Supplied data:

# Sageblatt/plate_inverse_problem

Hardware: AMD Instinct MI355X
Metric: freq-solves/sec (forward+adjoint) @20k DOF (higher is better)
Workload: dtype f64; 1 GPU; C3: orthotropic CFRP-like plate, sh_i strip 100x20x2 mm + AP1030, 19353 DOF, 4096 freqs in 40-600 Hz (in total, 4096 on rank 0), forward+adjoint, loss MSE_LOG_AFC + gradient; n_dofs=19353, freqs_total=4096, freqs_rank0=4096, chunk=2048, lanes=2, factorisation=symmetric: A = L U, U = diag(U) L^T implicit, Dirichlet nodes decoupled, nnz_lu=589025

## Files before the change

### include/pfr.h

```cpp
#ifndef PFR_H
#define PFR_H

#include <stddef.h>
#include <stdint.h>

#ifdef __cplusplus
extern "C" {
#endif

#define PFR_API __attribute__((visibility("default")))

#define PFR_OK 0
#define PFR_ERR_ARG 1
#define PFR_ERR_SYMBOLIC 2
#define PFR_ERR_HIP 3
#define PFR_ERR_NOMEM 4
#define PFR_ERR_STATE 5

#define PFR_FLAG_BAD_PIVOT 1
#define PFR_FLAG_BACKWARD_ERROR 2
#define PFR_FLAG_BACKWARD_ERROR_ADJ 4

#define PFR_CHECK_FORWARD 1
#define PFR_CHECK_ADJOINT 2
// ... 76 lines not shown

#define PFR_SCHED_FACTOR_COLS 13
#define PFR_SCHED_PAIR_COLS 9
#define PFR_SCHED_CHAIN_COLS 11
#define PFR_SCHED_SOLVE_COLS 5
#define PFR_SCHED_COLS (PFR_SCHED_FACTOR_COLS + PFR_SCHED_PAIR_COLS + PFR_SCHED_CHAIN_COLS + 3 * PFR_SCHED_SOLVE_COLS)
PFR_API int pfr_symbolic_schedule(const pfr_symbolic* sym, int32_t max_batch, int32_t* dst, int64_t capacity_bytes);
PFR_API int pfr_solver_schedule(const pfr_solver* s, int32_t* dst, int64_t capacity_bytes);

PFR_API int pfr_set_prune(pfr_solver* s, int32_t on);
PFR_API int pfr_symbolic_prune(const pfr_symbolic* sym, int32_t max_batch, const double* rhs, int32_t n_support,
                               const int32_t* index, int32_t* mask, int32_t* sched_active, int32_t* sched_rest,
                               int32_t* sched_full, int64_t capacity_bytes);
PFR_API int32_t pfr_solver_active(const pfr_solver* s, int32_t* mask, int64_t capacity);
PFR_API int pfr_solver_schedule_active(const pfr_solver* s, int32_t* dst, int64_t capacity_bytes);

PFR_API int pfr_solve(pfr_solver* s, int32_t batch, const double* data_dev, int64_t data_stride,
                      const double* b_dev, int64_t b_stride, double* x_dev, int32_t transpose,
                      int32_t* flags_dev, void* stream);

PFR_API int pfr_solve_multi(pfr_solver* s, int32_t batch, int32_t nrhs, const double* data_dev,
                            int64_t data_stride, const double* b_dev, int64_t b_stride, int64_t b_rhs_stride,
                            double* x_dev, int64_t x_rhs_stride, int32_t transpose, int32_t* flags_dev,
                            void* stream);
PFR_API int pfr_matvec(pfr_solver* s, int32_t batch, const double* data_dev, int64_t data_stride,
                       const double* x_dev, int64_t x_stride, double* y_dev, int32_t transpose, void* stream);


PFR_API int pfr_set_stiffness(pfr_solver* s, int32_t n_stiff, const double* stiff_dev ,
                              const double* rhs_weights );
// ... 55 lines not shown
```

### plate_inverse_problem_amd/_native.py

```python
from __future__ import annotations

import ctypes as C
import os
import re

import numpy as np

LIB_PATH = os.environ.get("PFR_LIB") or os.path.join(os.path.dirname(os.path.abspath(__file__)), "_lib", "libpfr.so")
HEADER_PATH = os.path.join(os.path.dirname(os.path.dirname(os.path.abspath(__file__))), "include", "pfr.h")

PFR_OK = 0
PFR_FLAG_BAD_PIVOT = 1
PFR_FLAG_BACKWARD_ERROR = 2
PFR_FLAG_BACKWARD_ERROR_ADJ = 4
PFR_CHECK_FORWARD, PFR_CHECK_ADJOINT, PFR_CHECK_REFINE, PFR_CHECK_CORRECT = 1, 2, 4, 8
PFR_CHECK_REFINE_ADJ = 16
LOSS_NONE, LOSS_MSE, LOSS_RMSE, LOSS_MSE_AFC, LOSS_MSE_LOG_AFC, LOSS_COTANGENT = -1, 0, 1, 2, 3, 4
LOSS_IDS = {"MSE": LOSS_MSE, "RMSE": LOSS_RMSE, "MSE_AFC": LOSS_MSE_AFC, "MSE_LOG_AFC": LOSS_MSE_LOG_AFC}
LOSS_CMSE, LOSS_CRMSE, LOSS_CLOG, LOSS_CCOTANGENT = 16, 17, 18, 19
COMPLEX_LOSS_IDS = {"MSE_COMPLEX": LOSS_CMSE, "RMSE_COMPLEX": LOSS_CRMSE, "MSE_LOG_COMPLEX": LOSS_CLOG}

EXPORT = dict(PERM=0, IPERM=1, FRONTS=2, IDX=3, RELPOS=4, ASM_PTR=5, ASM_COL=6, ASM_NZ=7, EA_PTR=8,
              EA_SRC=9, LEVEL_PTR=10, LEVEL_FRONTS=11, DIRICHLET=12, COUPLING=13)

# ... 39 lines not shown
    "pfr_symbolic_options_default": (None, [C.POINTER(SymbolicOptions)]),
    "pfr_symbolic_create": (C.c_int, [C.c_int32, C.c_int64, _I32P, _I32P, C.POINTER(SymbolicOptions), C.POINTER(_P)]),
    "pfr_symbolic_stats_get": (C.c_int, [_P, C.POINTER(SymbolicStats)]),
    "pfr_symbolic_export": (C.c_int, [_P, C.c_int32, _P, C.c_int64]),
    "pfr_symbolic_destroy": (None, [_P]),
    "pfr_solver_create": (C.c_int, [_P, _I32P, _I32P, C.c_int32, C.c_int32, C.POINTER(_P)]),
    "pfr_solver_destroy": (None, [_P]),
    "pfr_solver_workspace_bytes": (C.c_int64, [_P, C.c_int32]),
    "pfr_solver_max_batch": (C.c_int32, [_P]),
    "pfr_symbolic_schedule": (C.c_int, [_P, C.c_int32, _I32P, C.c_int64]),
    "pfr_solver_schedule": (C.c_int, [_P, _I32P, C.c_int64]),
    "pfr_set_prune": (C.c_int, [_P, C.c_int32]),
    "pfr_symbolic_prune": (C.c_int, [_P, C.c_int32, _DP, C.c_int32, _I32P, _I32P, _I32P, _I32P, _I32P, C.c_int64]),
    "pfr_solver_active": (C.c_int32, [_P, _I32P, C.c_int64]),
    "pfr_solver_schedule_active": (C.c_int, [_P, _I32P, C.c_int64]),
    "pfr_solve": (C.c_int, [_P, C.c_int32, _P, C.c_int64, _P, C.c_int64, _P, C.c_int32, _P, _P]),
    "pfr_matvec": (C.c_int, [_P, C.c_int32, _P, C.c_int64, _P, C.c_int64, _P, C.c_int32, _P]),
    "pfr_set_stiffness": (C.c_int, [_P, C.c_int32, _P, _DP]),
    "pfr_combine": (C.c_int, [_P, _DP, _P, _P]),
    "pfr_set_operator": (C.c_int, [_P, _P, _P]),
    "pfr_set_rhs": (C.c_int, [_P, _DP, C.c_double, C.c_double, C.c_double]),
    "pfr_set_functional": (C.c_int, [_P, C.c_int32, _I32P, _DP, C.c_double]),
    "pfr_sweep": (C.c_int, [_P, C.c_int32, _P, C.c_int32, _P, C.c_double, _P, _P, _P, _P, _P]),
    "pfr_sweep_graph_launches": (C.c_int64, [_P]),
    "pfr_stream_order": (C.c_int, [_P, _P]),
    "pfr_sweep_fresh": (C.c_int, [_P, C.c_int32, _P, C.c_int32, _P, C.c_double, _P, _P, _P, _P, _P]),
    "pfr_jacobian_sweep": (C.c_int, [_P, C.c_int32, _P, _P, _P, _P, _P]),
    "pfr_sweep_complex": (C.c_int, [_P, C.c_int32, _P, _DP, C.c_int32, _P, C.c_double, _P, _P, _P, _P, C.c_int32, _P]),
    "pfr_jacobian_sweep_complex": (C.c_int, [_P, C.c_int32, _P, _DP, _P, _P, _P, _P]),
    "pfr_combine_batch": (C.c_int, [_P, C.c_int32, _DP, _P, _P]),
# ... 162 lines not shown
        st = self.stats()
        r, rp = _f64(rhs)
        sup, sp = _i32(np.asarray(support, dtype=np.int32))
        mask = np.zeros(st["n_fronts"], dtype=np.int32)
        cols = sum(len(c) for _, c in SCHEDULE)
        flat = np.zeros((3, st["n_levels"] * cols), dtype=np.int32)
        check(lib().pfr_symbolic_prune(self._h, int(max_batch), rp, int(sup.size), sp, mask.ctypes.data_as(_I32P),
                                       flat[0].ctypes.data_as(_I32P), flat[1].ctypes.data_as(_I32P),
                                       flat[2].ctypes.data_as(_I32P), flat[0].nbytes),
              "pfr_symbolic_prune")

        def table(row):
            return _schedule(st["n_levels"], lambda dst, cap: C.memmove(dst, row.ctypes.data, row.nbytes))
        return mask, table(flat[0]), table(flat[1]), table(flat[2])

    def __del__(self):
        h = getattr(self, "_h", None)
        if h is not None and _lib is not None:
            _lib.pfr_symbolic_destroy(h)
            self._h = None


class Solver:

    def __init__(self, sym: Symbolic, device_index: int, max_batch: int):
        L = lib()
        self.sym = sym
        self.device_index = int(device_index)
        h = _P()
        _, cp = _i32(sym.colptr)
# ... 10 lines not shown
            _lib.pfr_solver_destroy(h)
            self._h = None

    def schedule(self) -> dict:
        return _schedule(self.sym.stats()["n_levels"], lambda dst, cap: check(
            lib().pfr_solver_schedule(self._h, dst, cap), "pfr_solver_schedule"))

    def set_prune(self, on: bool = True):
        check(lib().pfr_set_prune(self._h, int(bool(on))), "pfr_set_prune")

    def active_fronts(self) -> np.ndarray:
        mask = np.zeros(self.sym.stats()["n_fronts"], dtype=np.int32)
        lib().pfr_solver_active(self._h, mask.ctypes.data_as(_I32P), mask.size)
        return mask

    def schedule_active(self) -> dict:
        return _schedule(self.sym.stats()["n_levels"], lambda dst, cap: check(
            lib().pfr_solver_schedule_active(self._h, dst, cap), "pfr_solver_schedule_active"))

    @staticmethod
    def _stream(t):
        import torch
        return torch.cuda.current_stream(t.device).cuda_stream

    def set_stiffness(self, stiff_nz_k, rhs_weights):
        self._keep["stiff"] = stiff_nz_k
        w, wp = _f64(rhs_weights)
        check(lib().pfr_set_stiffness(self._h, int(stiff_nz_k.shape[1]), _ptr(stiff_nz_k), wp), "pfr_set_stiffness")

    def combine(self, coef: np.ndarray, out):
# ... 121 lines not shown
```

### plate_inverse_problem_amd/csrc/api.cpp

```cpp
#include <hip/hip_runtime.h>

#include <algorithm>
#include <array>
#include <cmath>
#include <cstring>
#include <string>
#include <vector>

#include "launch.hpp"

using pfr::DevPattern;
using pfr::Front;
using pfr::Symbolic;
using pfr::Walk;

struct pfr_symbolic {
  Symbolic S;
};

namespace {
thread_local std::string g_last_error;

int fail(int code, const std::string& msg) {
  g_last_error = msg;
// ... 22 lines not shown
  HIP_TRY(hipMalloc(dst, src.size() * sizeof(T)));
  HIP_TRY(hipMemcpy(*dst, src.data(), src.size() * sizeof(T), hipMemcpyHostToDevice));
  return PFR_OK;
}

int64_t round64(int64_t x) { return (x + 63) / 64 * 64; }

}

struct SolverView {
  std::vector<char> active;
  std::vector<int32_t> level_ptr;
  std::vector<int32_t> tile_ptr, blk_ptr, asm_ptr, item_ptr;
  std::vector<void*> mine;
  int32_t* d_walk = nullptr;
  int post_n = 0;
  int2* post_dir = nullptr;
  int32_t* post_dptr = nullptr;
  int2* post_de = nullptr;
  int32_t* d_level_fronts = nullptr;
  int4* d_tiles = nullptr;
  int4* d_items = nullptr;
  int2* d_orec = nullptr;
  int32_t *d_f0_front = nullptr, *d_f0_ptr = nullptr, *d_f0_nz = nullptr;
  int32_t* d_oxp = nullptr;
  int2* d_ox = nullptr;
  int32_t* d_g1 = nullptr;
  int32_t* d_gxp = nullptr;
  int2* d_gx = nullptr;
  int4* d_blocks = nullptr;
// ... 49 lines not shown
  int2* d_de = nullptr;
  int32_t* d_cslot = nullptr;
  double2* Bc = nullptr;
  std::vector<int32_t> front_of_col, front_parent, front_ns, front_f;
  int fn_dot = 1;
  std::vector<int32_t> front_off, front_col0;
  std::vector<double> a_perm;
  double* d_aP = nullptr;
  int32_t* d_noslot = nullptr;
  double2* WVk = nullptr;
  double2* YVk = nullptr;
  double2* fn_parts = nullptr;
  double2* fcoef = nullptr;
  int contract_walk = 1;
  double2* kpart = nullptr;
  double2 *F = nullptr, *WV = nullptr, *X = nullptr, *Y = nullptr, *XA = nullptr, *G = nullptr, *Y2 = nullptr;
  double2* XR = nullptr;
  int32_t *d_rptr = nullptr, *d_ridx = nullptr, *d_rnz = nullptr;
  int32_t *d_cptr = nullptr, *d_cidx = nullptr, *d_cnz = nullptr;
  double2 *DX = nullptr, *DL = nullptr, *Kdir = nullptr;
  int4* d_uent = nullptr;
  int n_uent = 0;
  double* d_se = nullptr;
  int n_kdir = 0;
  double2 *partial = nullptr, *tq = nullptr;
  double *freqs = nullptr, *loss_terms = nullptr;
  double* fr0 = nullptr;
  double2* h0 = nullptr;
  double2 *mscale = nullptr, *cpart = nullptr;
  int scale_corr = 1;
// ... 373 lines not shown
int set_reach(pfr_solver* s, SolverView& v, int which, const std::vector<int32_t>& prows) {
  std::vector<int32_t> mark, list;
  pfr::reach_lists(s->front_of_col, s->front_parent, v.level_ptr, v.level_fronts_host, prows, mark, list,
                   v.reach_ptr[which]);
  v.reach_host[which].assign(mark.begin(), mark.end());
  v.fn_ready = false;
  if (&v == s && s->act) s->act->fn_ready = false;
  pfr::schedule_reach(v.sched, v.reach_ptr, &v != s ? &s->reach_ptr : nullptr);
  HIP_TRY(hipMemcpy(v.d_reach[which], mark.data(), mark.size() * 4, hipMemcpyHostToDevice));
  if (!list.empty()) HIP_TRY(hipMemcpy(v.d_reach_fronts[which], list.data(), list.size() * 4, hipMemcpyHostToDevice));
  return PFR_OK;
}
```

Exercise description:
Your answer must be a copy of every line in the data above that holds the string "torch".

Exercise response:
        import torch
        return torch.cuda.current_stream(t.device).cuda_stream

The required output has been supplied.